# Task requirements
For each line in the data below that has the word "else", copy that line.

# Available data
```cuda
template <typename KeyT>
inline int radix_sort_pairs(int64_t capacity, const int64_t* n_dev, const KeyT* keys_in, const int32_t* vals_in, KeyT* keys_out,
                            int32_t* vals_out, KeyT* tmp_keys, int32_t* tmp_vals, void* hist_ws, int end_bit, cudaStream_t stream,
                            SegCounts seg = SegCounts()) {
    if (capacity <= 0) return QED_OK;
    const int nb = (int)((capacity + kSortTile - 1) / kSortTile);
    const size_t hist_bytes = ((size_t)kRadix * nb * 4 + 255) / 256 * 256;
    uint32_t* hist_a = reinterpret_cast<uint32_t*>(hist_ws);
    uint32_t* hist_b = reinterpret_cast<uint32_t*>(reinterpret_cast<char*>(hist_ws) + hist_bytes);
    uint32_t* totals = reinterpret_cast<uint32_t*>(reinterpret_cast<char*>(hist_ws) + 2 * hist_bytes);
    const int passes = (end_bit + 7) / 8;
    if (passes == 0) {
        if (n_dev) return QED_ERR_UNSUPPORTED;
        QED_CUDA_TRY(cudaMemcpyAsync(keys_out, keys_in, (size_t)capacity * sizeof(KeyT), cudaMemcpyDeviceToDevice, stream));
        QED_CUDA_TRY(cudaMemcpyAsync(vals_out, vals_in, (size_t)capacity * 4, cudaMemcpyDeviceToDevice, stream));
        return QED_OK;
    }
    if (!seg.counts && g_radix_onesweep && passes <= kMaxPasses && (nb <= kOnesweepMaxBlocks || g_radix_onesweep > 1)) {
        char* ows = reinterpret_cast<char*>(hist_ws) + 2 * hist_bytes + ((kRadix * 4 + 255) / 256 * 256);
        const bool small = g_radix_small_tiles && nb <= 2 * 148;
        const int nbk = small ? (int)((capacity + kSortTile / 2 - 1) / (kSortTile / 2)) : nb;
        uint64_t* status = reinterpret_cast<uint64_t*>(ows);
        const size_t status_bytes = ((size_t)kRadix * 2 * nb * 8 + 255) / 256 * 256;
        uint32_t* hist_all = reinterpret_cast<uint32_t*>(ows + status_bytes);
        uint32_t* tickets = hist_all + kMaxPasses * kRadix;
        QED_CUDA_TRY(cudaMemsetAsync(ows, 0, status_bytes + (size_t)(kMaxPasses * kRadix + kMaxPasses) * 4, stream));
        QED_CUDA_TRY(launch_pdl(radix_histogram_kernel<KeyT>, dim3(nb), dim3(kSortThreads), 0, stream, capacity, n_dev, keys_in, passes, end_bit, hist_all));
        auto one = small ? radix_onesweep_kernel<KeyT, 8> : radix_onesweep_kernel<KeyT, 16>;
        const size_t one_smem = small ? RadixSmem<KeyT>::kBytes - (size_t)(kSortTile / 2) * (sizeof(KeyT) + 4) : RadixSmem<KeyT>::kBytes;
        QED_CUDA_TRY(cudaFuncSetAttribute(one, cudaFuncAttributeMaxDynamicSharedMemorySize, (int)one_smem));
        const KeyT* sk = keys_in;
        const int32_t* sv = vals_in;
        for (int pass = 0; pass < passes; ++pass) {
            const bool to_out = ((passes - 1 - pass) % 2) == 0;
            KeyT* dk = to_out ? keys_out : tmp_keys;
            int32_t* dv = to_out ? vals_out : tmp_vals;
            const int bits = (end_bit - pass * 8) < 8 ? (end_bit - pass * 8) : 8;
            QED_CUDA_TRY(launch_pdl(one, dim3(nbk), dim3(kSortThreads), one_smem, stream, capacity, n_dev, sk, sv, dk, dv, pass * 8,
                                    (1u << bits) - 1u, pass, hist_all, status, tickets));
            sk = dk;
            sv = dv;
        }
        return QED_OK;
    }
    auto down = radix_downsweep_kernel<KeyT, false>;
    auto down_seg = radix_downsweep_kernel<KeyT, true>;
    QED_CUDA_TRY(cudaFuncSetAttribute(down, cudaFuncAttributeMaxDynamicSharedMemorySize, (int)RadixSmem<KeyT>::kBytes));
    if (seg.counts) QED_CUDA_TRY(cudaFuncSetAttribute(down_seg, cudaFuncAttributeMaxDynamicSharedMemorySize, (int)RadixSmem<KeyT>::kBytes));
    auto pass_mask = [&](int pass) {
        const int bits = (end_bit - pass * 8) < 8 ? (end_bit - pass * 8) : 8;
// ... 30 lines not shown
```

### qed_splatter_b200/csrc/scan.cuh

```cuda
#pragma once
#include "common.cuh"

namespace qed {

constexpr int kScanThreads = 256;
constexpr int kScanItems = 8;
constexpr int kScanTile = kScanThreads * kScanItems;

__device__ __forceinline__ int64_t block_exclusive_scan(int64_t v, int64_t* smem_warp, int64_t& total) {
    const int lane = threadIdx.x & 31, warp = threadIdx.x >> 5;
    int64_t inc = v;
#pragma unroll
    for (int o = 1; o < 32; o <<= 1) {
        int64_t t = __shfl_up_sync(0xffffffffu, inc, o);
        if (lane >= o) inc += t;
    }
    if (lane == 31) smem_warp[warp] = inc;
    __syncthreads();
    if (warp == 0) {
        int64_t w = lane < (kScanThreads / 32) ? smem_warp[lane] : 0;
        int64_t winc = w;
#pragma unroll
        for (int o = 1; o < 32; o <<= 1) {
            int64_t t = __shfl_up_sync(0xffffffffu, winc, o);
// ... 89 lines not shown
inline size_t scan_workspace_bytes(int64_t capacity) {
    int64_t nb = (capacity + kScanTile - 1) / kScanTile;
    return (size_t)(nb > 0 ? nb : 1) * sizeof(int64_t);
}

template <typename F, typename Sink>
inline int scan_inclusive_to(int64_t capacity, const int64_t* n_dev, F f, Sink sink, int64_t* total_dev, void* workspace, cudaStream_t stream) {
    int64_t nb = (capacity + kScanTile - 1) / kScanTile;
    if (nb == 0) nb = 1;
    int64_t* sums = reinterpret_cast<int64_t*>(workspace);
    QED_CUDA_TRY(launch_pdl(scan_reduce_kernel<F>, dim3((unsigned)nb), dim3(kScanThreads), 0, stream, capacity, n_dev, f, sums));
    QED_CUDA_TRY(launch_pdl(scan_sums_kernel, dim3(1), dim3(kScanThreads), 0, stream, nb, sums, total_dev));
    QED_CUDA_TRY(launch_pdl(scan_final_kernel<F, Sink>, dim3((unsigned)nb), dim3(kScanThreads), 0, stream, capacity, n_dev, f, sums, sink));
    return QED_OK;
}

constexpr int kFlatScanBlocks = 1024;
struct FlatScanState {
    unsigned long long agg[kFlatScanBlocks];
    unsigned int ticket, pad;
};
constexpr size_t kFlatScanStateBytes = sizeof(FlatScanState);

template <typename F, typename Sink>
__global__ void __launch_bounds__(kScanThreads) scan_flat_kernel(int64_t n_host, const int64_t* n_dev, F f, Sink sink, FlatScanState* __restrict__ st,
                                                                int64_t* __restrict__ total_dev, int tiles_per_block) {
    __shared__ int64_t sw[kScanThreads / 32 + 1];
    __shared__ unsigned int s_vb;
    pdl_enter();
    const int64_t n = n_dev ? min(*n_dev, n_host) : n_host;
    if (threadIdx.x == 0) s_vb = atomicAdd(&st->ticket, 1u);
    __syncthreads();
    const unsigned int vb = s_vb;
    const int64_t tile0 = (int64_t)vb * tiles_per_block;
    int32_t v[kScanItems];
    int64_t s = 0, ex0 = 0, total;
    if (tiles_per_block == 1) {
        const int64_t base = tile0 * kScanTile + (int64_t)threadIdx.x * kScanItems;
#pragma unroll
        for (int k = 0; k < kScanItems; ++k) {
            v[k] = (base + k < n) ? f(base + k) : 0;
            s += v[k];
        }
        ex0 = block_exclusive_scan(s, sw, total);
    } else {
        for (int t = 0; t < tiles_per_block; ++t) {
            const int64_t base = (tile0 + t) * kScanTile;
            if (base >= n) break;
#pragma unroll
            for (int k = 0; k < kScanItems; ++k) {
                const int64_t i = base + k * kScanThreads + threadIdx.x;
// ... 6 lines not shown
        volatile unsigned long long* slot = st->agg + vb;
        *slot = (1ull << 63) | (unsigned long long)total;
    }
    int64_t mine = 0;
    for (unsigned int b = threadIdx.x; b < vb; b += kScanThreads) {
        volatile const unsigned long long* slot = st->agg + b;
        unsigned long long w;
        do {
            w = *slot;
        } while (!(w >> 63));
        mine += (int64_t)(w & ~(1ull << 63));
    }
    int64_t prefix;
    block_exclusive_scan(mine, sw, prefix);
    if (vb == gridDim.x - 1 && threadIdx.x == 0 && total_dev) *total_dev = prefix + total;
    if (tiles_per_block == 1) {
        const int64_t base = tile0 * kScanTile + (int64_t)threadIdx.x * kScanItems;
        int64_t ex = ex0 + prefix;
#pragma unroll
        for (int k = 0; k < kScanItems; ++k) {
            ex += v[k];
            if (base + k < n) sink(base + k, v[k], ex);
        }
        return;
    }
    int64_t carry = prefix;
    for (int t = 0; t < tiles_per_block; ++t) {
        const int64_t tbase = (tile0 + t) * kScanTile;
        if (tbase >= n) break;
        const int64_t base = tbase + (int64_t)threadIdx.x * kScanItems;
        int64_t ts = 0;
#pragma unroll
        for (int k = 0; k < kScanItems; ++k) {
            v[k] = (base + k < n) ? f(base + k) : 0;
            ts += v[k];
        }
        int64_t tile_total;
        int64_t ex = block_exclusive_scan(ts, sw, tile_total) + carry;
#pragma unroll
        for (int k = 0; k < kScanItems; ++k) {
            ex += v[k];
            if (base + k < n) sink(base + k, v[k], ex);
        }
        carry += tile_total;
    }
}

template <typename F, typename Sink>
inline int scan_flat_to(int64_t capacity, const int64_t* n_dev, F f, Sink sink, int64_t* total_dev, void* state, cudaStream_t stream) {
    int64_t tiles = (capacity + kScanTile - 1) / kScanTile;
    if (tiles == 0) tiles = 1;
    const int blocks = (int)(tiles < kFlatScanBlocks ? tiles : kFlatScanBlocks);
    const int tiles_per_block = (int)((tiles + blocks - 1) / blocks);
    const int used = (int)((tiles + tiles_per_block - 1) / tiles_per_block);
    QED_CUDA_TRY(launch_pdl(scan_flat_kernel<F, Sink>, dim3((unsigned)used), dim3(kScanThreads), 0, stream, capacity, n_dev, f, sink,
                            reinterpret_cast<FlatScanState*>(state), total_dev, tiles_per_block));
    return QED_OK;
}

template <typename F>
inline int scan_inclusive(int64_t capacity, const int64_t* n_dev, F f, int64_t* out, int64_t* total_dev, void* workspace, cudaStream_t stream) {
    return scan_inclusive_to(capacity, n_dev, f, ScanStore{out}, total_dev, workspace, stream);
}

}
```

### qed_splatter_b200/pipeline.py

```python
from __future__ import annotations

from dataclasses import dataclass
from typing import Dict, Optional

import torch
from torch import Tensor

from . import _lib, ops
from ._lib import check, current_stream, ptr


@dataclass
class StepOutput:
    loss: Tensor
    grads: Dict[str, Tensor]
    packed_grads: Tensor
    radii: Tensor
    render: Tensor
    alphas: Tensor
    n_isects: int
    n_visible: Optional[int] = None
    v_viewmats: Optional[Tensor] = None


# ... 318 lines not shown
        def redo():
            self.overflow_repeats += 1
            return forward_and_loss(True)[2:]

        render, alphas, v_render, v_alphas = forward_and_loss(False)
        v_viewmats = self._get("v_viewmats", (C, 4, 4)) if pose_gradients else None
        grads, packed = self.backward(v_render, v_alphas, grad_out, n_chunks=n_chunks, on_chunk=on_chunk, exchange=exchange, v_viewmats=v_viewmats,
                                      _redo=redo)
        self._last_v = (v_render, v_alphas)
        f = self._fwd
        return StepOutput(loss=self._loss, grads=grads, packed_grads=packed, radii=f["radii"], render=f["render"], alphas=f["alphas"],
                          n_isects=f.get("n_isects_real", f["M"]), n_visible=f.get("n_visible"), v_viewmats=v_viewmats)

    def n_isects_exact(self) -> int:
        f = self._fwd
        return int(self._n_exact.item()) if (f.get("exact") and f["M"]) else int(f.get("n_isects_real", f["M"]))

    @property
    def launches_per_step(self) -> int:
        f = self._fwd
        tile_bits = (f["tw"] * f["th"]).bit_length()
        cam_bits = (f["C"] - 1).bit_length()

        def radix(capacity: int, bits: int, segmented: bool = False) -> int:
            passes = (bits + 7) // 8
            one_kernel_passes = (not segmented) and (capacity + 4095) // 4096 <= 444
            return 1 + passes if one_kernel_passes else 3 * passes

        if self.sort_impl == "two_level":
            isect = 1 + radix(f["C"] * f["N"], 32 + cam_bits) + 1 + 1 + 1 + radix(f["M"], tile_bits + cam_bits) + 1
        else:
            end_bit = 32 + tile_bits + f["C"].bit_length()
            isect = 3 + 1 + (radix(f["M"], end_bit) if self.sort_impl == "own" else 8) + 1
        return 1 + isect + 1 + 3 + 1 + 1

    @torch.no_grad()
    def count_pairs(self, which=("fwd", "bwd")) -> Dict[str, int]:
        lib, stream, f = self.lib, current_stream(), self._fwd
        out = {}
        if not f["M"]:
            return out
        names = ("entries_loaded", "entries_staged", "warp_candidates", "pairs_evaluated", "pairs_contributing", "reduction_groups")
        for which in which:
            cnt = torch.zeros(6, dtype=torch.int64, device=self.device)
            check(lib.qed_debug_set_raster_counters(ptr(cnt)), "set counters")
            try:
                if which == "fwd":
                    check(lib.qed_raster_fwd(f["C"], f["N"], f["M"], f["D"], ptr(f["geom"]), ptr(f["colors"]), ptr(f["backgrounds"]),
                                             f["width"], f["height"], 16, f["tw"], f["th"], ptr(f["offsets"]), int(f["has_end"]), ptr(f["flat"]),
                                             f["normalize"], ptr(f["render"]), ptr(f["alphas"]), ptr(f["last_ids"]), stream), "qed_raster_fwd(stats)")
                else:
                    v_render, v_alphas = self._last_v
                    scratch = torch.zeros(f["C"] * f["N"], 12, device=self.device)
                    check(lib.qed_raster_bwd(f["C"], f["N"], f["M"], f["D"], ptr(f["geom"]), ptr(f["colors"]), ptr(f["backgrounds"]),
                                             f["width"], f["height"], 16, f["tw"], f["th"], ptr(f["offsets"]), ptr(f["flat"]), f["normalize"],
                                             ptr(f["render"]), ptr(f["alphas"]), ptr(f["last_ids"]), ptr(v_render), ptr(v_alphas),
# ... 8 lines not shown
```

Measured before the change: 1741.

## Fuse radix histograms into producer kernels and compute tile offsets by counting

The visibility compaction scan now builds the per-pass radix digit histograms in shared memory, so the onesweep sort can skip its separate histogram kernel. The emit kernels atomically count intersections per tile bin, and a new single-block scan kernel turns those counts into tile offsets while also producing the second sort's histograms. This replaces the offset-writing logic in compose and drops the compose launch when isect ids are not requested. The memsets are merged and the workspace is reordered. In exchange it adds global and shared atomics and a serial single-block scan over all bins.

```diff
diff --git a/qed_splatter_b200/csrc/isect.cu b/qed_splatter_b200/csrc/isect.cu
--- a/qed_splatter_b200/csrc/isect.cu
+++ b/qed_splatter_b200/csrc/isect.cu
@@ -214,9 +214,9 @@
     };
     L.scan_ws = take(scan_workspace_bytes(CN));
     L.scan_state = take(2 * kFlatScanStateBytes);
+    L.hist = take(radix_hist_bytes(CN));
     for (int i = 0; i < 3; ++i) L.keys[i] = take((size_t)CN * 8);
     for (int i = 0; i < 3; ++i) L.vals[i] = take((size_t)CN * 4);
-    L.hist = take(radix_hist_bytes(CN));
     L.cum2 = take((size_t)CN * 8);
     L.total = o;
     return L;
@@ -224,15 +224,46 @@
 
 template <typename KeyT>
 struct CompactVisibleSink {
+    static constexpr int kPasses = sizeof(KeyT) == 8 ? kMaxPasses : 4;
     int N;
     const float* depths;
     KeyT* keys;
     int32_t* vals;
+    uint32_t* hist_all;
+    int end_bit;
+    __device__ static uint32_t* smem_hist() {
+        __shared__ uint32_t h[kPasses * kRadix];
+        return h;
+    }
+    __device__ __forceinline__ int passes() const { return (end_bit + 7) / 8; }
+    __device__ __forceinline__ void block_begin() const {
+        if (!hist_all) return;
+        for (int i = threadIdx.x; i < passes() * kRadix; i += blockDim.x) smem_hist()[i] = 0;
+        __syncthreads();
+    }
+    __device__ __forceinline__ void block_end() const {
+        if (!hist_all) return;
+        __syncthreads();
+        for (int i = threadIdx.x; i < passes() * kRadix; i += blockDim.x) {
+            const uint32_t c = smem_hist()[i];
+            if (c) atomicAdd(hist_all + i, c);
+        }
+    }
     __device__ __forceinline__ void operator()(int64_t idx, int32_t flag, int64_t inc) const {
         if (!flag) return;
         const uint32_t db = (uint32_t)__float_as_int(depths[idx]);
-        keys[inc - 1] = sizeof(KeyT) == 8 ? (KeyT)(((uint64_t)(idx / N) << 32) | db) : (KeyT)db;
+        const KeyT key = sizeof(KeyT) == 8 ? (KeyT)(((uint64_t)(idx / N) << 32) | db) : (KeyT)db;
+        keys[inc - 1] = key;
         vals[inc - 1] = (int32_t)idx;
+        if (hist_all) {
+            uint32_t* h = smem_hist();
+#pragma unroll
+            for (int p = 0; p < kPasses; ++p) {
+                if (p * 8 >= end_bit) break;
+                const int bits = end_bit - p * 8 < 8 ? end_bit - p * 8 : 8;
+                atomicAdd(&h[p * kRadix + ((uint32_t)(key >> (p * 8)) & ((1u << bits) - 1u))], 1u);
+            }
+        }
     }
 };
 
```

# Result of the task
    } else {
        v_viewmats = self._get("v_viewmats", (C, 4, 4)) if pose_gradients else None
        return int(self._n_exact.item()) if (f.get("exact") and f["M"]) else int(f.get("n_isects_real", f["M"]))
            return 1 + passes if one_kernel_passes else 3 * passes
        else:
            isect = 3 + 1 + (radix(f["M"], end_bit) if self.sort_impl == "own" else 8) + 1
                else:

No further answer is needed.